ガルッフやアチカの盾になる一万人の人たち。そんな人たちと戦うのは、あまりよい気分じゃない。
「兵士として徴用されているという事ですか?」
「その可能性も考えなきゃならないって事だよ。全く困ったものだね」
「正規の兵士は、どの程度いるか分かっているか?」
僕の聞きたかった事を、クルウェルさんが聞いてくれた。
「確認されているのは、五百人程度です」
「意外に少ないな」
クルウェルさんが意外な顔をしているけど、充分多いと思うのは気の所為だろうか。
「はい。しかし、三千いたという未確認の情報もあり、詳細は不明です」
「まあいい、分かったよ。他のギルドとの連携は大丈夫なんだろうね」
「猛将レン将軍の娘さんが指揮を執ってくれると聞いて、みんな張り切ってますよ」
「煽てるんじゃないよ。とにかく、準備が出来次第こっちも出発するからそのつもりで。他に何かある?」
「いえ、ありません」
「レン、出発は半月後でいいのか? もっと訓練が必要だと私は思うのだが」
「敵に時間を与え過ぎている。
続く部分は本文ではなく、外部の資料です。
template <typename W, typename R, bool CPLX, int TILE, bool REC>
__global__ __launch_bounds__(kBlock, (CPLX || sizeof(R) == 8 ? 5 : (sizeof(W) == 8 ? 6 : 7))) void k_chain_t(lsk_runs runs, int n_diag, lsk_term const *__restrict__ diag,
                                                    int hamming_weight, uint4 const *__restrict__ g_img, int img16, int kc,
                                                    int near_off,
                                                    uint64_t const *__restrict__ tilemap, int64_t slots_per_xcd, int64_t n,
                                                    uint64_t const *__restrict__ reps, void const *__restrict__ x_v,
                                                    void *__restrict__ y_v, int n_cached,
                                                    R const *__restrict__ cache, double cv0, double cv1, int64_t row0,
                                                    int64_t n_x, uint32_t const *__restrict__ wave_plan) {
    typedef typename ChainX<CPLX>::type X;
    typedef WordTraits<W> WT;
    constexpr int NB = ChainTraits<W, R>::NB;
    constexpr int HALO = CPLX ? 256 : kChainHalo;
    constexpr int LDSP = CPLX ? 11 : kChainLdsPairs;
    constexpr int WINDOW = TILE + 2 * HALO + 2;
    constexpr int FAR = CPLX ? kChainFarC : kChainFar;
    constexpr R kNone = ~(R)0;
    constexpr int hb = kChainLdsPairs;
    X const *__restrict__ x = (X const *)x_v;
    X *__restrict__ y = (X *)y_v;
    const bool extra_stream = kAblate && (n_cached & 0x100);
    const int nt_from = !kAblate ? 99 : ((n_cached & 0x200) ? 20 : ((n_cached & 0x400) ? 0 : 99));
    if (kAblate) n_cached &= 0xff;
    uint64_t ex_next = 0;
    extern __shared__ uint4 s_img[];
    R const *const s_binom = reinterpret_cast<R const *>(s_img);
    uint2 const *const s_near = reinterpret_cast<uint2 const *>(reinterpret_cast<char const *>(s_img) + near_off);
    __shared__ X s_x[WINDOW + 1];
    for (int k = threadIdx.x; k < img16; k += kBlock) s_img[k] = g_img[k];
    (void)NB;
    if (threadIdx.x == 0) s_x[WINDOW] = cx_zero<X>();
    const int xcd = blockIdx.x & 7;
    const int64_t blocks_per_xcd = gridDim.x >> 3;
    const int lane = threadIdx.x & 63;
    tilemap += (int64_t)xcd * slots_per_xcd;
    uint32_t const *__restrict__ reps32 = reinterpret_cast<uint32_t const *>(reps);
    constexpr bool HDR = REC || (CPLX && sizeof(W) == 4 && sizeof(R) == 4);
    constexpr int NSUB = TILE / kBlock;
    for (int64_t t = blockIdx.x >> 3; t < slots_per_xcd; t += blocks_per_xcd) {
        const uint64_t slot = tilemap[t];
        const int cnt = (int)(slot >> 48);
        if (cnt == 0) continue;
        const int64_t i0 = (int64_t)(slot & 0xffffffffffffULL);
        const int64_t w0 = (row0 + i0 - HALO) & ~(int64_t)1;
        W a_next = 0;
        R t0_next = kNone, t1_next = kNone;
        auto load_row = [&](int64_t row, W &a_out, R &t0_out, R &t1_out) {
            if (REC) {
                const uint64_t rec = __builtin_nontemporal_load(reps + row);
                a_out = (W)(uint32_t)rec;
                t0_out = (R)(uint32_t)(rec >> 32);
            } else {
                if (sizeof(W) == 4) a_out = (W)__builtin_nontemporal_load(reps32 + 2 * row);
                else a_out = (W)__builtin_nontemporal_load(reps + row);
                if (n_cached > 0) t0_out = __builtin_nontemporal_load(cache + row);
            }
            if (n_cached > 1) t1_out = __builtin_nontemporal_load(cache + (size_t)n + (size_t)row);
            if (kAblate && extra_stream) ex_next = __builtin_nontemporal_load(reps + (row < (n >> 1) ? row + (n >> 1) : row - (n >> 1)));
        };
        const int wave0 = (int)(threadIdx.x & ~63u);
        uint32_t hq = ~0u;
        if (HDR) {
            const uint32_t hw = 2 * (uint32_t)(i0 >> 6) + 2 * ((threadIdx.x >> 6) + (uint32_t)(lane % NSUB) * (kBlock / 64)) + (lane / NSUB) % 2;
            if (((int64_t)(hw >> 1) << 6) < n) hq = wave_plan[kChainWords + hw];
        }
        auto fetch_row = [&](int s, int64_t row) {
            if (HDR) {
                const uint32_t ti = (uint32_t)__builtin_amdgcn_readlane((int)hq, s) & (kChainWords - 1u);
                if (ti != kChainWords - 1u) { a_next = (W)wave_plan[ti + lane]; return; }
            }
            load_row(row, a_next, t0_next, t1_next);
        };
        if (wave0 < cnt) {
            const int64_t rr = i0 + ((int)threadIdx.x < cnt ? (int)threadIdx.x : cnt - 1);
            fetch_row(0, rr);
        }
        __syncthreads();
        if (CPLX) {
            for (int j = threadIdx.x; j < WINDOW; j += kBlock) {
                const int64_t row = w0 + j;
                s_x[j] = (row >= 0 && row < n_x) ? x[row] : cx_zero<X>();
            }
        } else {
            double const *xd = (double const *)x_v;
            double *sd = (double *)s_x;
            for (int j = 2 * threadIdx.x; j < WINDOW; j += 2 * kBlock) {
                const int64_t row = w0 + j;
                double2 v;
                if (row >= 0 && row + 1 < n_x) v = *reinterpret_cast<double2 const *>(xd + row);
                else { v.x = (row >= 0 && row < n_x) ? xd[row] : 0.0; v.y = (row + 1 >= 0 && row + 1 < n_x) ? xd[row + 1] : 0.0; }
                sd[j] = v.x;
                sd[j + 1] = v.y;
            }
        }
        __syncthreads();
        const int own0 = (int)(row0 + i0 - w0);
        X y_pending = cx_zero<X>();
        int r_pending = -1;
#pragma unroll 1
        for (int sub = 0; sub < TILE / kBlock; ++sub) {
            const int r = sub * kBlock + threadIdx.x;
            if (r_pending >= 0) cx_store_nt(y + i0 + r_pending, y_pending);
            r_pending = -1;
            W a = a_next;
            R t0 = t0_next;
            const R t1 = t1_next;
            const uint64_t ex = ex_next;
            if (sub + 1 < TILE / kBlock && (sub + 1) * kBlock + wave0 < cnt) {
                const int64_t in = i0 + (r + kBlock < cnt ? r + kBlock : cnt - 1);
                fetch_row(sub + 1, in);
            }
            if (sub * kBlock + wave0 >= cnt) continue;
            const bool ghost = r >= cnt;
            const int64_t i = i0 + (ghost ? cnt - 1 : r);
            const R ig = (R)(row0 + i);
            W a0;
            int ubit;
            const uint32_t h0 = HDR ? (uint32_t)__builtin_amdgcn_readlane((int)hq, sub) : ~0u;
            if (HDR && (h0 & (kChainWords - 1u)) != kChainWords - 1u) {
                const uint32_t word = (uint32_t)a;
                a0 = (W)(h0 & ~(kChainWords - 1u));
                a = a0 | (W)(word & (kChainWords - 1u));
                ubit = 0;
                const uint32_t h1 = (uint32_t)__builtin_amdgcn_readlane((int)hq, NSUB + sub);
                t0 = (int32_t)(word ^ h1) < 0 ? (R)((h1 & 0x7fffffffu) + ((word >> 16) & 0x7fffu)) : kNone;
            } else {
                a0 = readfirstlane_t<W>(a);
                const W adiff = a0 ^ readlane_t<W>(a, 63);
                ubit = adiff == 0 ? 0 : (int)(8 * sizeof(W)) - (sizeof(W) == 4 ? __clz((int)(uint32_t)adiff) : __clzll((long long)(uint64_t)adiff));
            }
            const int jr = own0 + (int)(i - i0);
            const X xr = s_x[jr];
            X g0 = n_cached > 0 ? xr : cx_zero<X>(), g1 = n_cached > 1 ? xr : cx_zero<X>();
            if (t0 != kNone) g0 = x[t0];
            if (n_cached > 1 && t1 != kNone) g1 = x[t1];
            double dr, di;
            diag_coeff<W, true>(runs, n_diag, diag, a, dr, di);
            X acc = cx_scale(dr, xr);
            const W tdiff = a ^ (a >> 1);
            const R ig0 = readfirstlane_t<R>(ig);
            const uint32_t dl = (uint32_t)(ig - ig0);
            for (int q = 0; q < runs.n_runs; ++q) {
                const int lo0 = runs.lo0[q];
                int lo_end = lo0 + runs.cnt[q];
                const double vr = runs.v_re[q];
                int k = WT::popc(a & (W)(((uint64_t)1 << lo0) - 1));
                int lo = lo0;
                const int e1 = lo_end < LDSP ? lo_end : LDSP;
                const int near_end = lo0 > e1 ? lo0 : e1;
                int split = hb == 0 ? lo_end : (hb < near_end ? near_end : (hb > lo_end ? lo_end : hb));
                if (hb != 0 && split < ubit) split = ubit < lo_end ? ubit : lo_end;
                const bool uni = split < lo_end;
                unsigned long long m = 0;
                R off = 0;
                X xv[FAR];
#pragma unroll
                for (int u = 0; u < FAR; ++u) xv[u] = cx_zero<X>();
                if (uni) {
                    const int p = split + lane;
                    const bool in_run = p < lo_end;
                    const int ps = in_run ? p : 0;
                    const W hi = a0 >> ps;
                    const bool bit = hi & 1;
                    const bool act = in_run && (((hi >> 1) & 1) != (W)bit);
                    const int kk = hamming_weight - WT::popc(hi);
                    const R d = s_binom[ps * kc + (kk < 0 ? 0 : kk)];
                    off = bit ? d : (R)(0 - d);
                    m = __builtin_amdgcn_ballot_w64(act);
#pragma unroll
                    for (int u = 0; u < FAR; ++u) {
                        if (m) {
                            const int l = __builtin_ctzll(m);
                            m &= m - 1;
                            X const *const src = x + (size_t)(R)(ig0 + readlane_t<R>(off, l)) + dl;
                            if (kAblate && split + l >= nt_from) xv[u] = cx_load_nt(src); else xv[u] = *src;
                        }
                    }
                    lo_end = split;
                }
// ... 23 lines not shown
                        for (int u = 0; u < NBATCH; ++u)
                            if (p0 + u < LDSP) cx_fma(vr, nv[u], acc);
                    }
                    lo = LDSP;
                    k = __popc(al & ((1u << LDSP) - 1u));
                }
#pragma unroll 4
                for (; lo < e1; ++lo) {
                    const bool bit = (a >> lo) & 1;
                    const bool act = (tdiff >> lo) & 1;
                    const int d = (int)s_binom[lo * kc + k];
                    k += bit ? 1 : 0;
                    const int j = bit ? jr + d : jr - d;
                    cx_fma(vr, s_x[act ? j : WINDOW], acc);
                }
#pragma unroll
                for (int u = 0; u < FAR; ++u) cx_fma(vr, xv[u], acc);
                while (m) {
                    X xw[4];
#pragma unroll
                    for (int u = 0; u < 4; ++u) {
                        xw[u] = cx_zero<X>();
                        if (m) {
                            const int l = __builtin_ctzll(m);
                            m &= m - 1;
                            xw[u] = (x + (size_t)(R)(ig0 + readlane_t<R>(off, l)))[dl];
                        }
                    }
#pragma unroll
                    for (int u = 0; u < 4; ++u) cx_fma(vr, xw[u], acc);
                }
#pragma unroll 4
                for (; lo < lo_end; ++lo) {
                    const bool bit = (a >> lo) & 1;
                    const bool act = (tdiff >> lo) & 1;
                    const R d = s_binom[lo * kc + k];
                    k += bit ? 1 : 0;
                    R idx = bit ? (R)(ig + d) : (R)(ig - d);
                    idx = act ? idx : ig;
                    cx_fma(act ? vr : 0.0, x[idx], acc);
                }
            }
            cx_fma(t0 != kNone ? cv0 : 0.0, g0, acc);
            cx_fma(t1 != kNone ? cv1 : 0.0, g1, acc);
            if (kAblate && extra_stream && ex == 0x0123456789abcdefULL) cx_fma(1.0, xr, acc);
            y_pending = acc;
            r_pending = ghost ? -1 : r;
        }
        if (r_pending >= 0) cx_store_nt(y + i0 + r_pending, y_pending);
    }
}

本当なら今出発したい程なんだから、訓練の時間をもっと増やすように言って」
「はっ!」
「それではこれで失礼します。また何かありましたら連絡します」
ヤンさんが部屋を出て行く。僕らはそれを見送った。
「ところで、何で僕もいてよかったんですか?」
「シロンは切り札でもあるからね。出来るだけ情報を知っていてもらいたいのさ」
レンさんの顔は厳しい。それ程簡単ではないという事だろう。
少し嫌な予感がするものの、僕はレンさんの言葉に頷くしかなかった。